78. At the outset, we note that the issues raised by the assessee in its grounds of appeals for the AYs 2020-21 & 2021-22 are identical to the issue raised by the assessee in ITA No. 290/Bang/2025 for the assessment year 2017-18. Therefore, the findings given in ITA No. 290/Bang/2025 shall also be applicable for the assessment years 202021 2021-22. The appeal of the assessee for the A.Y. 2017-18 has been decided by us vide paragraph No. 36 of this order favouring assessee. The learned AR and the DR also agreed that whatever will be the findings for the assessment year 2017-18 shall also be applied for the assessment years 2020-21 and 2021-22. Hence, the grounds of appeals filed by the assessee for A.Ys. 2020-21 and 2021-22 are hereby allowed.
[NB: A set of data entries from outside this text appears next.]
__global__ void __launch_bounds__(256) k_fast_count(FastFrame f) {
  __shared__ int s_w[8];
  __shared__ int s_last;
  const int tid = threadIdx.x, lane = tid & 31, wid = tid >> 5;
  const int p0 = blockIdx.x * kCountBlock + tid * 4;
  float d[4]; int npx;
  load_depth4(f.in.depth, p0, f.capacity, f.vec_ok, d, npx);
  int c = 0;
  for (int k = 0; k < 4; ++k) c += (k < npx && isfinite(d[k])) ? 1 : 0;
  for (int o = 16; o > 0; o >>= 1) c += __shfl_down_sync(0xffffffffu, c, o);
  if (lane == 0) s_w[wid] = c;
  __syncthreads();
  if (tid == 0) {
    int t = 0; for (int w = 0; w < 8; ++w) t += s_w[w];
    __stcg(&f.block_cnt[blockIdx.x], t);
    __threadfence();
    s_last = (atomicAdd(&f.fc->ticket_count, 1u) == (unsigned)(f.n_count_blocks - 1));
  }
  __syncthreads();
  if (!s_last) return;
  __threadfence();
  const int total = block_scan_array(f.block_cnt, f.block_off, f.n_count_blocks);
  if (tid == 0) { frame_counters_reset(f.cnt, total); f.fc->ticket_count = 0; }
}
__global__ void k_fast_reset(FastFrame f) { frame_counters_reset(f.cnt, f.capacity); }

__device__ __forceinline__ void fast_classify_one(const FastFrame& f, int seq, F3 pC, uint8_t label, uint32_t color, bool& valid) {
  const DevCfg& cfg = f.cfg;
  if ((int)label >= cfg.C) { set_err(f.cnt, 1 ); label = 0; }
  const float ray_distance = norm3(pC);
  valid = true;
  bool clearing = false;
  if (ray_distance < cfg.min_ray) valid = false;
  else if (ray_distance > cfg.max_ray) { if (cfg.allow_clear || f.in.freespace) clearing = true; else valid = false; }
  else clearing = f.in.freespace != 0;
  if (!(ray_distance == ray_distance)) valid = false;
  if (f.luts->dynamic_label[label]) valid = false;
  float w;
  if (cfg.const_weight) w = 1.0f;
  else { const float z = fabsf(pC.z); w = (z > kEps) ? 1.0f / (z * z) : 0.0f; }
  const F3 pG = xform_apply(f.T, pC);
  f.pt_pG[seq] = make_float4(pG.x, pG.y, pG.z, w);
  f.pt_label[seq] = label;
  f.pt_color[seq] = color;
  f.pt_flags[seq] = (valid ? 1 : 0) | (clearing ? 2 : 0);
  uint64_t key = ~0ull;
  if (valid) {
    const F3 sc = mul(pG, cfg.start_inv);
    if (!index_in_range(sc)) set_err(f.cnt, 5);
    const I3 g = grid_index(pG, cfg.start_inv);
    key = (uint64_t)index_hash(g) + f.set_offset;
    const uint32_t slot = (uint32_t)key & kSetMask, hi = (uint32_t)(key >> kSetBits);
    f.sb.next[seq] = atomicAdd(&f.s_visits[slot], 1);
    atomicMin(&f.sb.smin[slot], seq);
    atomicMax(&f.sb.smax[slot], seq);
    atomicMin(&f.s_hmin[slot], hi);
    atomicMax(&f.s_hmax[slot], hi);
  }
  f.pt_key[seq] = key;
}

template <bool DEPTH>
__global__ void __launch_bounds__(256) k_fast_classify(FastFrame f) {
  __shared__ int s_w[8];
  const int tid = threadIdx.x, lane = tid & 31, wid = tid >> 5;
  const int n = f.cnt->n_points;
  int nvalid = 0;
  if (DEPTH) {
    const int p0 = blockIdx.x * kCountBlock + tid * 4;
    float d[4]; int npx;
    load_depth4(f.in.depth, p0, f.capacity, f.vec_ok, d, npx);
    uint8_t lab[4] = {0, 0, 0, 0};
    if (npx == 4 && f.vec_ok) { const uchar4 v = __ldg((const uchar4*)(f.in.label_img + p0)); lab[0] = v.x; lab[1] = v.y; lab[2] = v.z; lab[3] = v.w; }
    else { for (int k = 0; k < npx; ++k) lab[k] = __ldg(f.in.label_img + p0 + k); }
    int c = 0;
    for (int k = 0; k < 4; ++k) c += (k < npx && isfinite(d[k])) ? 1 : 0;
    int incl = c;
    for (int o = 1; o < 32; o <<= 1) { const int v = __shfl_up_sync(0xffffffffu, incl, o); if (lane >= o) incl += v; }
    if (lane == 31) s_w[wid] = incl;
    __syncthreads();
    int base = f.block_off[blockIdx.x];
    for (int w = 0; w < wid; ++w) base += s_w[w];
    int i = base + incl - c;
    for (int k = 0; k < npx; ++k) {
      if (!isfinite(d[k])) continue;
      const int pix = p0 + k;
      const int v = pix / f.in.width, u = pix - v * f.in.width;
      const F3 pC = f3(((float)u - f.in.cx) * d[k] * f.in.constant_x, ((float)v - f.in.cy) * d[k] * f.in.constant_y, d[k] * f.in.z_scale);
      const int seq = f.seq_of_i ? f.seq_of_i[i] : inv_mixed_index(i, n);
      bool valid;
      fast_classify_one(f, seq, pC, lab[k], f.in.color_img ? f.in.color_img[pix] : f.luts->label_rgba[lab[k]], valid);
      nvalid += valid ? 1 : 0;
      ++i;
    }
  } else {
    const int i = blockIdx.x * blockDim.x + tid;
    if (i < n) {
      const FrameIn& in = f.in;
      const F3 pC = f3(in.xyz[3 * i], in.xyz[3 * i + 1], in.xyz[3 * i + 2]);
      uint32_t color = 0;
      uint8_t label = 0;
      if (in.rgba) color = (uint32_t)in.rgba[4 * i] | ((uint32_t)in.rgba[4 * i + 1] << 8) | ((uint32_t)in.rgba[4 * i + 2] << 16) | ((uint32_t)in.rgba[4 * i + 3] << 24);
      if (in.labels) label = in.labels[i];
      else if (in.rgba) {
        const uint32_t rgb = color & 0x00FFFFFFu;
        uint32_t hh = (rgb * 2654435761u) >> 22;
        for (int p = 0; p < 1024; ++p) {
          const uint32_t k = f.luts->c2l_keys[hh];
          if (k == rgb) { label = f.luts->c2l_vals[hh]; break; }
          if (k == 0xFFFFFFFFu) break;
          hh = (hh + 1) & 1023;
        }
      }
      if (!in.rgba) color = f.luts->label_rgba[label];
      const int seq = f.seq_of_i ? f.seq_of_i[i] : inv_mixed_index(i, n);
      bool valid;
      fast_classify_one(f, seq, pC, label, color, valid);
      nvalid = valid ? 1 : 0;
    }
  }
  for (int o = 16; o > 0; o >>= 1) nvalid += __shfl_down_sync(0xffffffffu, nvalid, o);
  if (lane == 0 && nvalid) atomicAdd(&f.cnt->n_valid, nvalid);
}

79. The Ground No. 4 of the assessee’s appeal pertains to levy of interest under section 234A to 234D of the Act which is consequential in nature and does not require any separate adjudication. Hence, the same are dismissed as infructuous.
80. Coming to the issue raised through additional ground of appeal regarding allowances of foreign tax as business expenditure.
81. At the outset, we note that the issues raised by the assessee in its grounds of appeal for the AY 2020-21 and 2021-22 are identical to the issue raised by the assessee in ITA No. 290/Bang/2025 for the assessment year 2017-18. Therefore, the findings given in ITA No. 327/Bang/2025 shall also be applicable for the assessment years 202021 and 2021-22. The appeal of the assessee for the A.Y. 2017-18 has been decided by us vide paragraph No. 41 of this order favouring assessee for statistical purposes. The learned AR and the DR also agreed that whatever will be the findings for the assessment year 2017-18 shall also be applied for the assessment years 2020-21 and 2021-22. Hence, the grounds of appeals filed by the assessee for the AYs 2020-21 and 2021-22 are hereby allowed for statistical purposes.
82. In the result, both the appeals of the assessee are partly allowed for statistical purposes.
83. In the combined result, all 5 appeals of the assessee are partly allowed for statistical purposes.